Attorney General Ford Calls on U.S. Department of Education to Forgive Loans of Certain ITT Tech Students


November 13, 2019

Carson City, NV- Today, Nevada Attorney General Aaron D. Ford called on the U.S. Department of Education to immediately forgive the federal student loans of eligible former ITT Tech students as required by federal regulation, and to explain what action the Department has taken to date to comply with the regulation.

 A coalition of 22 attorneys general, including AG Ford, sent a letter to Federal Student Aid Chief Operating Officer Mark Brown questioning whether the Department has complied with the regulation to forgive student loans of former eligible ITT Tech students.
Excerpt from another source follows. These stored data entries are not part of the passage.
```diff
@@ -470,7 +508,7 @@
     IRDM_HIP_CHECK(hipEventRecord(b.ev[0], st));
     if (launch_fir_decimate(src, b.d_work, nb, b.d_tiles, b.tiles_cap, (int)n_tiles, p->decim, p->d_in_taps,
                             p->d_fir_off, p->d_rot_incr, p->d_rot_table, p->rot_runs, b.d_dec, st,
-                            p->kclk_fir((int)(&b - p->bc)), p->d_rot_slot, p->fir_order, p->fir_generic) != 0)
+                            p->kclk_fir((int)(&b - p->bc)), p->d_rot_slot, p->fir_order, p->fir_generic, fir_strip) != 0)
         return -1;
     IRDM_HIP_CHECK(hipEventRecord(b.ev[1], st));
     if (launch_downmix_post1(b.d_work, nb, max_dec_len, b.d_dec, b.d_lpf, box_of(b.d_lpf, b.dec_cap), p->d_noise_taps,
diff --git a/iridium-sniffer_amd/csrc/downmix.hip b/iridium-sniffer_amd/csrc/downmix.hip
--- a/iridium-sniffer_amd/csrc/downmix.hip
+++ b/iridium-sniffer_amd/csrc/downmix.hip
@@ -231,23 +231,26 @@
 
 int fir_needs_tile_list(int decim, int aligned, int generic) { return fir_reg_path(decim, aligned, generic) ? 0 : 1; }
 
-int fir_tile_out(int decim, int aligned, int generic, int order)
+int fir_tile_out(int decim, int aligned, int generic, int order, int strip)
 {
     if (!fir_reg_path(decim, aligned, generic)) return kFirTileOut;
-    return order ? fir_fma_tile_out(decim) : fir_reg_tile_out(decim);
-}
+    return order ? fir_fma_tile_out(decim, strip) : fir_reg_tile_out(decim);
+}
+
+int fir_strip_choice(int decim, int aligned, int generic, int order) { return fir_reg_path(decim, aligned, generic) && order ? 1 : 0; }
 
 int launch_fir_decimate(const SampleSource &src, const BurstWork *work, int n_bursts, FirTile *tiles, size_t tiles_cap,
                         int n_tiles, int decim, const float *taps, const int *tap_off, const float2 *rot_incr,
                         const float2 *rot_table, int n_ckpt, float2 *dec,
-                        hipStream_t stream, unsigned long long *kclk, const int *rot_slot, int order, int generic)
+                        hipStream_t stream, unsigned long long *kclk, const int *rot_slot, int order, int generic, int strip)
 {
     if (n_tiles <= 0) return 0;
+    if (strip < 1 || strip > kFirStripMax) return -1;
     const int aligned = src.ring_len % 8 == 0 && src.ref_ring % 8 == 0 && (src.chunk_start == ~0ull || src.chunk_start % 8 == 0);
     if (fir_reg_path(decim, aligned, generic) && tiles_cap >= (size_t)n_tiles) {
         FirGeom *geom = reinterpret_cast<FirGeom *>(tiles + tiles_cap);
         hipLaunchKernelGGL(fir_geom_kernel, dim3((n_tiles + 255) / 256), dim3(256), 0, stream, work, n_bursts, n_tiles, decim,
-                           order ? fir_fma_tile_out(decim) : fir_reg_tile_out(decim), src.ring_len, src.ref_ring, rot_incr, n_ckpt,
+                           order ? fir_fma_tile_out(decim, strip) : fir_reg_tile_out(decim), src.ring_len, src.ref_ring, rot_incr, n_ckpt,
                            geom, rot_slot);
         return (order ? launch_fir_fma(src, geom, n_tiles, decim, taps, rot_table, dec, stream, kclk)
                       : launch_fir_reg(src, geom, n_tiles, decim, taps, rot_table, dec, stream, kclk)) == 0 ? 0 : -1;
diff --git a/iridium-sniffer_amd/csrc/fir_reg.hip b/iridium-sniffer_amd/csrc/fir_reg.hip
--- a/iridium-sniffer_amd/csrc/fir_reg.hip
+++ b/iridium-sniffer_amd/csrc/fir_reg.hip
@@ -276,7 +276,12 @@
 
 #include "fir_fma.inc"
 
-int fir_fma_tile_out(int decim) { return 128 - kFirTaps / decim; }
+int fir_fma_tile_out(int decim, int blocks) { return 128 * blocks - kFirTaps / decim; }
+
+__device__ __forceinline__ float lane_shr1_old(float old, float v)
+{
+    return __int_as_float(__builtin_amdgcn_update_dpp(__float_as_int(old), __float_as_int(v), 0x138 , 0xf, 0xf, false));
+}
 
 template <int M, int FMT>
 __device__ __forceinline__ void fir_fetch_column(const SampleSource &src, const FirGeom &g, int cr, int n_cols, v2f *y)
@@ -331,24 +336,34 @@
     constexpr int VT = REM - 1;
     static_assert(NR % 2 == 0, "rows are unrolled in pairs (the accumulator sets swap names)");
     static_assert(M % 4 == 0 && VT % 8 == 0 && (kFirTaps - 1) % 4 == 0, "tap k -> accumulator k % 4 = (k % M) % 4; one tap left over");
+    static_assert(128 * kFirStripMax * M <= kRotRun * kRotSeg, "a strip crosses at most one checkpoint-run boundary");
     const int lane = threadIdx.x;
     kclk_enter(kclk);
+    __shared__ __attribute__((aligned(16))) v2f s_carry[NR][4];
+    const v2f zero = { 0.0f, 0.0f };
+    for (int i = lane; i < NR * 4; i += 64) s_carry[i >> 2][i & 3] = zero;
+    __builtin_amdgcn_fence(__ATOMIC_RELEASE, "wavefront");
+    __builtin_amdgcn_wave_barrier();
 #pragma unroll 1
     for (int tile = blockIdx.x; tile < n_tiles;) {
         const int tile_next = tile + (int)gridDim.x;
         const FirGeom g = geom[tile];
         tile = tile_next;
         const int n_cols = g.n_out + NR;
+        const int n_blk = (n_cols + 127) >> 7;
         const v2f inc = { g.inc_re, g.inc_im };
         const uint64_t *taps64 = reinterpret_cast<const uint64_t *>(taps);
+#pragma unroll 1
+        for (int d = 0; d < n_blk; d++) {
+        const int c0 = 128 * d + 2 * lane;
         v2f y[2][M];
 #pragma unroll
-        for (int j = 0; j < 2; j++) fir_fetch_column<M, FMT>(src, g, 2 * lane + j, n_cols, y[j]);
+        for (int j = 0; j < 2; j++) fir_fetch_column<M, FMT>(src, g, c0 + j, n_cols, y[j]);
         {
             v2f ph[2];
 #pragma unroll
             for (int j = 0; j < 2; j++) {
-                const int cr = 2 * lane + j;
+                const int cr = c0 + j;
                 const int k0 = cr < n_cols ? cr * M : 0;
                 const float2 c = rot_table[fir_ck(g, k0 / kRotSeg)];
                 ph[j] = v2f{ c.x, c.y };
@@ -358,7 +373,7 @@
                 v2f pw = ph[1];
 #pragma unroll
                 for (int u = 0; u < 8; u++) pw = cmul_pk(pw, inc);
-                if (2 * lane + 1 < n_cols) ph[1] = pw;
+                if (c0 + 1 < n_cols) ph[1] = pw;
             }
 #pragma unroll
             for (int p = 0; p < M; p++) {
@@ -371,7 +386,6 @@
                 ph[1] = n1;
             }
         }
-        const v2f zero = { 0.0f, 0.0f };
         v2f X[4] = { zero, zero, zero, zero }, Y[4] = { zero, zero, zero, zero };
         constexpr int H = M / 2;
         static_assert(H == 20 || H == 24, "half rows of 8 + 8 + 4 or 8 + 8 + 8 taps");
@@ -385,7 +399,7 @@
             if constexpr (H == 24) fir_fma2x8(xa, xb, &y[0][p0 + 16], &y[1][p0 + 16], t + 8);
             else fir_fma2x4(xa, xb, &y[0][p0 + 16], &y[1][p0 + 16], t + 8);
         };
-        auto row = [&](v2f (&xa)[4], v2f (&xb)[4], int r, int next_tap0) {
+        auto row = [&](v2f (&xa)[4], v2f (&xb)[4], v2f (&cin)[4], int r, int next_tap0) {
             fir_fma2x8(xa, xb, &y[0][0], &y[1][0], ta);
             __builtin_amdgcn_sched_barrier(0);
             request(tb, r * M + H);
@@ -394,23 +408,34 @@
             fir_fma2x8(xa, xb, &y[0][H], &y[1][H], tb);
             __builtin_amdgcn_sched_barrier(0);
             request(ta, next_tap0);
+#pragma unroll
+            for (int j = 0; j < 4; j++) cin[j] = s_carry[r][j];
             __builtin_amdgcn_sched_barrier(0);
             half_rest(xa, xb, tb, H);
         };
-        auto shift = [&](v2f (&x)[4]) {
+        auto shift = [&](v2f (&x)[4], const v2f (&cin)[4], int r) {
+            const v2f x0[4] = { x[0], x[1], x[2], x[3] };
 #pragma unroll
             for (int j = 0; j < 4; j++) {
-                x[j].x = lane_shr1(x[j].x);
-                x[j].y = lane_shr1(x[j].y);
+                x[j].x = lane_shr1_old(cin[j].x, x0[j].x);
+                x[j].y = lane_shr1_old(cin[j].y, x0[j].y);
+            }
+            __builtin_amdgcn_fence(__ATOMIC_ACQ_REL, "wavefront");
+            __builtin_amdgcn_wave_barrier();
+            if (lane == 63) {
+#pragma unroll
+                for (int j = 0; j < 4; j++) s_carry[r][j] = x0[j];
             }
         };
         request(ta, 0);
-#pragma unroll 1
+        static_assert(NR % 4 == 0, "row pairs are unrolled in pairs");
+#pragma unroll 2
         for (int rp = 0; rp < NR / 2; rp++) {
-            row(X, Y, 2 * rp, (2 * rp + 1) * M);
-            shift(Y);
-            row(Y, X, 2 * rp + 1, (2 * rp + 2 < NR || VT >= H) ? (2 * rp + 2) * M : 0);
-            shift(X);
+            v2f cin[4];
+            row(X, Y, cin, 2 * rp, (2 * rp + 1) * M);
+            shift(Y, cin, 2 * rp);
+            row(Y, X, cin, 2 * rp + 1, (2 * rp + 2 < NR || VT >= H) ? (2 * rp + 2) * M : 0);
+            shift(X, cin, 2 * rp + 1);
         }
         if constexpr (VT > 0) {
             static_assert(VT < H || VT == H + 8, "VT = 32 at M = 48");
@@ -429,9 +454,10 @@
             const float tq = taps[kFirTaps - 1];
             const v2f sa = (X[0] + X[2]) + (X[1] + X[3]), sb = (Y[0] + Y[2]) + (Y[1] + Y[3]);
             const v2f oa = sa + y[0][VT] * tq, ob = sb + y[1][VT] * tq;
-            const int qa = 2 * lane - NR, qb = qa + 1;
+            const int qa = c0 - NR, qb = qa + 1;
             if (qa >= 0 && qa < g.n_out) dec[g.out_base + qa] = make_float2(oa.x, oa.y);
             if (qb >= 0 && qb < g.n_out) dec[g.out_base + qb] = make_float2(ob.x, ob.y);
+        }
         }
     }
     kclk_leave(kclk);
diff --git a/iridium-sniffer_amd/csrc/kernels.hpp b/iridium-sniffer_amd/csrc/kernels.hpp
--- a/iridium-sniffer_amd/csrc/kernels.hpp
+++ b/iridium-sniffer_amd/csrc/kernels.hpp
@@ -123,19 +123,22 @@
 int launch_rotator_rows(const float2 *incr, float2 *table, int n_runs, const int4 *news, int n_new, int *runs, hipStream_t stream);
 int fir_tile_row(int decim);
 int fir_reg_supported(int decim);
-int fir_fma_tile_out(int decim);
+int fir_fma_tile_out(int decim, int blocks);
+constexpr int kFirStripMax = 4;
 int fir_reg_tile_out(int decim);
 int launch_fir_fma(const SampleSource &src, const FirGeom *geom, int n_tiles, int decim, const float *taps,
                    const float2 *rot_table, float2 *dec, hipStream_t stream, unsigned long long *kclk = nullptr);
 int launch_fir_reg(const SampleSource &src, const FirGeom *geom, int n_tiles, int decim, const float *taps,
                    const float2 *rot_table, float2 *dec, hipStream_t stream, unsigned long long *kclk = nullptr);
-int fir_tile_out(int decim, int aligned, int generic, int order);
+int fir_tile_out(int decim, int aligned, int generic, int order, int strip);
+int fir_strip_choice(int decim, int aligned, int generic, int order);
 int fir_needs_tile_list(int decim, int aligned, int generic);
 int launch_fir_decimate(const SampleSource &src, const BurstWork *work, int n_bursts, FirTile *tiles, size_t tiles_cap,
                         int n_tiles, int decim, const float *taps, const int *tap_off, const float2 *rot_incr,
                         const float2 *rot_table, int n_ckpt, float2 *dec,
                         hipStream_t stream, unsigned long long *kclk,
-                        const int *rot_slot, int order, int generic);
+                        const int *rot_slot, int order, int generic,
+                        int strip);
 int launch_kclk_fold(unsigned long long *kclk, hipStream_t stream);
 int launch_gone_export(const DetState *st, const GoneBurst *gone, int cap, GoneBurst *hp_gone, uint32_t *hp_hdr,
                        const void *ctl, void *hp_ctl, int ctl_bytes, hipStream_t stream);
diff --git a/iridium-sniffer_amd/csrc/pipeline.hpp b/iridium-sniffer_amd/csrc/pipeline.hpp
--- a/iridium-sniffer_amd/csrc/pipeline.hpp
+++ b/iridium-sniffer_amd/csrc/pipeline.hpp
@@ -205,6 +205,7 @@
     hipEvent_t ev_spec_done = nullptr;
     uint64_t stat_spec_passes = 0, stat_spec_scans = 0, stat_sum_restarts = 0;
     int fir_order = 1;
+    int fir_strip = 0;
     int fir_generic = 0;
     int post_generic = 0;
     irdm::BandTune band_tune;
```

The letter noted that in May 2019, the Department estimated approximately 52,000 former ITT Tech students were eligible for nearly $833 million in closed-school discharge relief. However, recent information obtained from Congress indicates that the Department granted discharges to approximately 7,000 former ITT Tech student borrowers-amounting to less than $95 million in relief. The attorneys general are pressing federal regulators to clarify whether all eligible ITT students are now receiving the automatic discharges to which they are entitled and to provide information sufficient to confirm that they have not excluded deserving ITT Tech students from the program.

 "School closures often leave students empty-handed--with no diploma, no enhanced career prospects and mounting debt," said AG Ford. "These students deserve much-needed relief, and we're asking the Department of Education to do its job and take action for these students."  

 Federal law requires the U.S. Department of Education to automatically forgive the student loans of students attending within 120 days of a school's closure for students who did not obtain their degree and have not transferred credits into the same program at another school. The Secretary of Education can extend the 120-day window for good cause, and the coalition of attorneys general have asked the Secretary to expand the window given the number of problems that long predated ITT Tech's closure. The letter also asks for details about the number of students whose loans were discharged and the methodology the Department is using to implement the automatic closed school discharge. The Department has come under frequent fire from attorneys general and the Courts for its handling of other programs designed to provide student relief.

 In June, AG Ford announced a multistate settlement with Student CU Connect CUSO, LLC, which offered loans to finance students' tuition at ITT Tech. The agreement resulted in $3,437,978.59 in debt relief for 335 former ITT Tech students in Nevada.